» Aim of the task: Your answer should be exactly the lines from the one that contains "const bool pt" through the final line of the entries below, and nothing else.

[Excerpted records Boundary: Start]

#define CK_HALVES 1
__device__ __forceinline__ uint32_t ck_sum_wave(__amdgpu_buffer_rsrc_t rs, uint32_t base,
						uint32_t prm, uint32_t cnt, uint32_t lane)
{
	const uint32_t incl = wave_scan_add(cnt, lane);
	const uint32_t first = incl - cnt;
	const uint32_t total = (uint32_t)__builtin_amdgcn_readlane((int)incl, WAVE - 1);
	uint32_t acc = 0;
	for (uint32_t B = 0; B < total; B += CK_HALVES * WAVE) {
		uint32_t r[CK_HALVES];
		{
			uint32_t ob[CK_HALVES];
			int32_t lb[CK_HALVES], hb[CK_HALVES];
			bool live[CK_HALVES];
#pragma unroll
			for (uint32_t h = 0; h < CK_HALVES; ++h) {
				const uint32_t g = B + WAVE * h + lane;
				uint32_t lo = 0;
#pragma unroll
				for (uint32_t st = WAVE / 2; st >= 1; st >>= 1) {
					const uint32_t c = lo + st;
					lo = lane_get(first, c) <= g ? c : lo;
				}
				const uint32_t q = g - lane_get(first, lo);
				const uint32_t pr = lane_get(prm, lo);
				ob[h] = lane_get(base, lo) + 64u * q;
				live[h] = g < total;
				lb[h] = (int32_t)(pr & 63u) - (int32_t)(64u * q);
				hb[h] = (int32_t)(pr >> 6) - (int32_t)(64u * q);
			}
			u32x4 v[CK_HALVES][4];
			uint32_t xh[CK_HALVES], xt[CK_HALVES];
			__builtin_amdgcn_s_setprio(3);
#pragma unroll
			for (uint32_t h = 0; h < CK_HALVES; ++h) {
#pragma unroll
				for (int32_t k = 0; k < 4; ++k)
					v[h][k] = __builtin_amdgcn_raw_buffer_load_b128(
						rs, (live[h] && 16 * k < hb[h] && 16 * k + 16 > lb[h]) ? ob[h] + 16u * k
													: OOB_OFF, 0, 0);
				const bool ph = live[h] && lb[h] > 0 && (lb[h] & 3) != 0;
				const bool pt = live[h] && hb[h] < 64 && (hb[h] & 3) != 0;
				xh[h] = __builtin_amdgcn_raw_buffer_load_b32(
					rs, ph ? ob[h] + (uint32_t)(lb[h] & ~3) : OOB_OFF, 0, 0);
				xt[h] = __builtin_amdgcn_raw_buffer_load_b32(
					rs, pt ? ob[h] + (uint32_t)(hb[h] & ~3) : OOB_OFF, 0, 0);
			}
			__builtin_amdgcn_s_setprio(0);
#pragma unroll
			for (uint32_t h = 0; h < CK_HALVES; ++h) {
				uint64_t sm = (uint64_t)(xh[h] >> 16) +
					      (xt[h] & ((1u << (8u * ((uint32_t)hb[h] & 3u))) - 1u));
				const uint32_t lo4 = (uint32_t)max(lb[h], 0);
				const int32_t sp = hb[h] - 4 - max(lb[h], 0);
#pragma unroll
				for (uint32_t d = 0; d < 16; ++d) {
					const bool in = live[h] && sp >= 0 && (4u * d - lo4) <= (uint32_t)sp;
					sm += in ? v[h][d >> 2][d & 3u] : 0u;
				}
				r[h] = (uint32_t)(sm & 0xffffu) + (uint32_t)(sm >> 16);
			}
		}
		uint32_t P[CK_HALVES], T = 0;
#pragma unroll
		for (uint32_t h = 0; h < CK_HALVES; ++h) {
			P[h] = wave_scan_add(r[h], lane) + T;
			T = (uint32_t)__builtin_amdgcn_readlane((int)P[h], WAVE - 1);
		}
		const uint32_t a = first > B ? first - B : 0u;
		const uint32_t e = min(incl > B ? incl - B : 0u, (uint32_t)(CK_HALVES * WAVE));
		const uint32_t ie = e > 0u ? e - 1u : 0u, ia = a > 0u ? a - 1u : 0u;
		uint32_t pe = 0, pa = 0;
#pragma unroll
		for (uint32_t h = 0; h < CK_HALVES; ++h) {
			const uint32_t xe = lane_get(P[h], ie & (WAVE - 1u));
			const uint32_t xa = lane_get(P[h], ia & (WAVE - 1u));
			pe = ie / WAVE == h ? xe : pe;
			pa = ia / WAVE == h ? xa : pa;
		}
		acc += (e > a) ? pe - (a > 0u ? pa : 0u) : 0u;
	}
	return acc;
}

[Excerpted records Boundary: End]

» Completed exercise:
				const bool pt = live[h] && hb[h] < 64 && (hb[h] & 3) != 0;
				xh[h] = __builtin_amdgcn_raw_buffer_load_b32(
					rs, ph ? ob[h] + (uint32_t)(lb[h] & ~3) : OOB_OFF, 0, 0);
				xt[h] = __builtin_amdgcn_raw_buffer_load_b32(
					rs, pt ? ob[h] + (uint32_t)(hb[h] & ~3) : OOB_OFF, 0, 0);
			}
			__builtin_amdgcn_s_setprio(0);
#pragma unroll
			for (uint32_t h = 0; h < CK_HALVES; ++h) {
				uint64_t sm = (uint64_t)(xh[h] >> 16) +
					      (xt[h] & ((1u << (8u * ((uint32_t)hb[h] & 3u))) - 1u));
				const uint32_t lo4 = (uint32_t)max(lb[h], 0);
				const int32_t sp = hb[h] - 4 - max(lb[h], 0);
#pragma unroll
				for (uint32_t d = 0; d < 16; ++d) {
					const bool in = live[h] && sp >= 0 && (4u * d - lo4) <= (uint32_t)sp;
					sm += in ? v[h][d >> 2][d & 3u] : 0u;
				}
				r[h] = (uint32_t)(sm & 0xffffu) + (uint32_t)(sm >> 16);
			}
		}
		uint32_t P[CK_HALVES], T = 0;
#pragma unroll
		for (uint32_t h = 0; h < CK_HALVES; ++h) {
			P[h] = wave_scan_add(r[h], lane) + T;
			T = (uint32_t)__builtin_amdgcn_readlane((int)P[h], WAVE - 1);
		}
		const uint32_t a = first > B ? first - B : 0u;
		const uint32_t e = min(incl > B ? incl - B : 0u, (uint32_t)(CK_HALVES * WAVE));
		const uint32_t ie = e > 0u ? e - 1u : 0u, ia = a > 0u ? a - 1u : 0u;
		uint32_t pe = 0, pa = 0;
#pragma unroll
		for (uint32_t h = 0; h < CK_HALVES; ++h) {
			const uint32_t xe = lane_get(P[h], ie & (WAVE - 1u));
			const uint32_t xa = lane_get(P[h], ia & (WAVE - 1u));
			pe = ie / WAVE == h ? xe : pe;
			pa = ia / WAVE == h ? xa : pa;
		}
		acc += (e > a) ? pe - (a > 0u ? pa : 0u) : 0u;
	}
	return acc;
}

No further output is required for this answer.